Helen is a vampire and the family become murderers as they conspire to keep her alive. Helen herself seems the most squeamish about the act of devouring a sacrifice (as they call the victims). There is a marvellous scene, having captured two Mormons (after a rather blackly amusing grilling of their beliefs by Lara), of Helen losing control and feeding.
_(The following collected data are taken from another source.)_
## Add vectorized, double-buffered kgrad kernel specialized on dimension and fast f32 math

Adds a new kernel-gradient kernel, templated on point dimension, that assigns each lane four consecutive columns. It loads Kbar and X with 16-byte vector loads when the pointers are aligned and prefetches the next tile while computing the current one. For f32 non-MGGP kernels it uses precomputed per-latent constants and hardware exp2/rcp intrinsics in place of divisions and sqrt-based formulas. The aim is to cut memory instruction count and ALU cost in the Kbar contraction. The change adds a remainder path for column counts that are not multiples of 256, and keeps the old scalar kernel behind an environment variable.

```diff
diff --git a/gpzoo_amd/build.py b/gpzoo_amd/build.py
--- a/gpzoo_amd/build.py
+++ b/gpzoo_amd/build.py
@@ -8,7 +8,7 @@
 CSRC = os.path.join(HERE, "csrc")
 LIB = os.path.join(HERE, "libgpzoo_hip.so")
 SOURCES = ["runtime.hip", "kfill.hip", "gemm.hip", "gemmw.hip", "gemmp.hip", "diag128.hip", "coop.hip", "factor.hip", "kgrad.hip", "mmops.hip", "poisson.hip", "svgp.hip", "vnngp.hip", "collective.hip", "spatial.hip", "nmf.hip", "smooth.hip", "kmeans.hip", "gram.hip", "poisson_sparse.hip", "nmf_sparse.hip", "deviance.hip", "nb.hip", "nb_sparse.hip", "nb_deviance.hip", "gaussian.hip"]
-HEADERS = ["common.h", "gemm.h", "cov.h", "gemmw.h", "gemmp.h", "diag128.h", "factor.h", "kgrad.h", "mmops.h", os.path.join("..", "..", "include", "gpzoo_hip.h")]
+HEADERS = ["common.h", "gemm.h", "cov.h", "covgrad.h", "gemmw.h", "gemmp.h", "diag128.h", "factor.h", "kgrad.h", "mmops.h", os.path.join("..", "..", "include", "gpzoo_hip.h")]
 FLAGS = ["--offload-arch=gfx950", "-O3", "-std=c++17", "-fPIC", "-ffp-contract=fast", "-Wall", "-Wno-unused-function"]
 SOURCE_FLAGS = {"spatial.hip": ["-ffp-contract=off"], "smooth.hip": ["-ffp-contract=off"], "kmeans.hip": ["-ffp-contract=off"]}
 
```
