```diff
+        const unsigned off = sp * plane + (ntile * MB * 64 + lane) * 16;                                                             \
+        _Pragma("unroll") for (int mb = 0; mb < MB; ++mb) {                                                                          \
+            st_sc1(pr, off + mb * 1024, acc[mb]);                                                                                    \
+            acc[mb] = f32x4{0.f, 0.f, 0.f, 0.f};                                                                                     \
+        }                                                                                                                            \
+    }
+#define RS_PSTAGE(ACC_, U_, FIRST_)                                                                                                  \
+    {                                                                                                                                \
+        asm volatile("s_waitcnt vmcnt(%0)" ::"n"((DW - 2) * LPS) : "memory");                                                        \
+        __builtin_amdgcn_s_barrier();                                                                                                \
+        RS_ISSUE_W(((U_) + DW - 1) % DW);                                                                                            \
+        rows_pair_stage<MB, FIRST_>(wf[U_], rs_smem + (g % DX) * SLAB + lane * 16, ACC_);                                            \
+        rows_stage_schedule<MB, WP>();                                                                                               \
+        ++g;                                                                                                                         \
+    }
+        if constexpr (PR) {
+            {
+                static_assert(!PR || rows_paired<MB, VPW, WP, DW>(), "the paired loop: 8 / 9 row blocks, bf16 / fp16 weights, a ring of 4");
+                f32x4 va[MB], vb[MB];
+                for (int n = 0; n < n_it; ++n) {
+                    for (int p = 0; p < VPW / 2; ++p) {
+                        RS_PSTAGE(va, 0, true)
+                        RS_PSTAGE(va, 1, false)
+                        RS_PSTAGE(va, 2, false)
+                        RS_PSTAGE(va, 3, false)
+                        RS_PSTAGE(vb, 0, true)
+                        RS_PSTAGE(vb, 1, false)
+                        RS_PSTAGE(vb, 2, false)
+                        RS_PSTAGE(vb, 3, false)
+                        rows_pair_fold<MB, VPW>(p, va, vb, stk);
+                    }
+                    rows_pair_result<MB, VPW>(va, vb, stk, acc);
+                    RS_STORE_ITEM(n)
+                }
+            }
+        } else
         for (int n = 0; n < n_it; ++n) {
             int ci = 0, cc = 0;
             for (int s0 = 0; s0 < Tp; s0 += DW) {
@@ -579,16 +701,10 @@
                     }
                 }
             }
-            if constexpr (S > 1) {
-                const unsigned ntile = (unsigned)(((int)blockIdx.x + n * G) / S * RS_W + wave);
-                const unsigned off = sp * plane + (ntile * MB * 64 + lane) * 16;
-#pragma unroll
-                for (int mb = 0; mb < MB; ++mb) {
-                    st_sc1(pr, off + mb * 1024, acc[mb]);
-                    acc[mb] = f32x4{0.f, 0.f, 0.f, 0.f};
-                }
-            }
-        }
+            RS_STORE_ITEM(n)
+        }
+#undef RS_PSTAGE
+#undef RS_STORE_ITEM
 #undef RS_ISSUE_W
     }
     constexpr int XCH_OFF = MB * 2048 > 16384 ? MB * 2048 : 16384;
@@ -708,9 +824,9 @@
     return s;
 }
 
-#define RS_KERNEL (PERS ? rows_kernel_p<MB, VPW, FIN, WP> : rows_kernel<MB, VPW, FIN, WP>)
-template <int MB, int VPW, int FIN, int WP, int PERS>
-int rows_launch(const op16_t* X, const op16_t* W, const float* bias, const float* res, int64_t ldr, void* C, int64_t ldc, int M, int N, int K,
+#define RS_KERNEL (PERS ? rows_kernel_p<MB, VPW, FIN, WP, PR> : rows_kernel<MB, VPW, FIN, WP, PR>)
+template <int MB, int VPW, int FIN, int WP, int PERS, int PR>
+int rows_launch_pr(const op16_t* X, const op16_t* W, const float* bias, const float* res, int64_t ldr, void* C, int64_t ldc, int M, int N, int K,
                 const GemvNorm& nrm, const QkvRope& qr, hipStream_t st) {
     size_t lds = (size_t)RowsCfg<MB, WP>::DX * MB * 4096 + (rows_sumsq_at_head(MB) ? (size_t)MB * (2048 + 64) : 0)
                  + ((RS_PROBE & 16384) ? 2048 : 0);
@@ -741,6 +857,14 @@
     return RV_OK;
 }
 #undef RS_KERNEL
+template <int MB, int VPW, int FIN, int WP, int PERS>
+int rows_launch(const op16_t* X, const op16_t* W, const float* bias, const float* res, int64_t ldr, void* C, int64_t ldc, int M, int N, int K,
+                const GemvNorm& nrm, const QkvRope& qr, hipStream_t st) {
+    if constexpr (rows_paired<MB, VPW, WP, RowsCfg<MB, WP>::DW>()) {
+        if (K == 4096) return rows_launch_pr<MB, VPW, FIN, WP, PERS, 1>(X, W, bias, res, ldr, C, ldc, M, N, K, nrm, qr, st);
+    }
+    return rows_launch_pr<MB, VPW, FIN, WP, PERS, 0>(X, W, bias, res, ldr, C, ldc, M, N, K, nrm, qr, st);
+}
 template <int MB, int FIN, int WP>
 int rows_by_split(int S, const op16_t* X, const op16_t* W, const float* bias, const float* res, int64_t ldr, void* C, int64_t ldc, int M, int N, int K,
                   const GemvNorm& nrm, const QkvRope& qr, hipStream_t st) {
```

It captures the newborn pain, the lingering humanity and I have to say, for an actress who had (according to IMDb) been in nothing before, Devon Bailey offers a powerhouse performance.

Having gotten over the initial shock and entered into the nightmare of murder and rationalisation, the family then begin to fear that other vampires may come (something Lara warns them of) and there are more family skeletons to appear.

Lore wise we discover how vampires become what they are – but I won’t spoil that – they can go around 72 hours without feeding. The first day they are rational, the second they get the shakes (more fine acting from Devon Bailey) and then they lose reason altogether. Sunlight burns them but they are immune to all human ailments.

The acting is, in the main, very good; there are some weaker supporting performances but all things are relative and if the key performances had not been as strong as they are we might not have noticed as much. The soundtrack is excellent, with some well chosen songs but also some instrumental pieces that offer a feeling of silent cinema to the film somehow, and that feeling works well.

The key to this is the well explored characters and the black comedy. Elements are clearly over the top and yet we accept them because of the great characterisation. There are well explored themes of faith, the malleability of belief and familial love. I mentioned earlier that the film is well structured and composed. This was a revelation of an independent movie and a salutary lesson to independent filmmakers in what to do. 7 out of 10. Now I just have to make sure I get myself the DVD.

The IMDb page is here.

4 comments:

Anonymous said...

The title says vampire diaries part 1 - do you know what part 2 will involve? I liked the film and I'm very curious what they will do next.

Taliesin_ttlg said...

Hi Suzanne...

I'm not too sure of their direction but I do know that they aim to make three films and that Oya's story continues to be told through them and that Oya would appear in them.

Hopefully if Phil Messerer sees this, he would be kind enough to furnish us with spoilers.

Philmesserer said...

Sorry, no go.

Taliesin_ttlg said...

boo hiss... no fun... but I do respect the stance. I have edited the review to embed the trailer at Phil's request.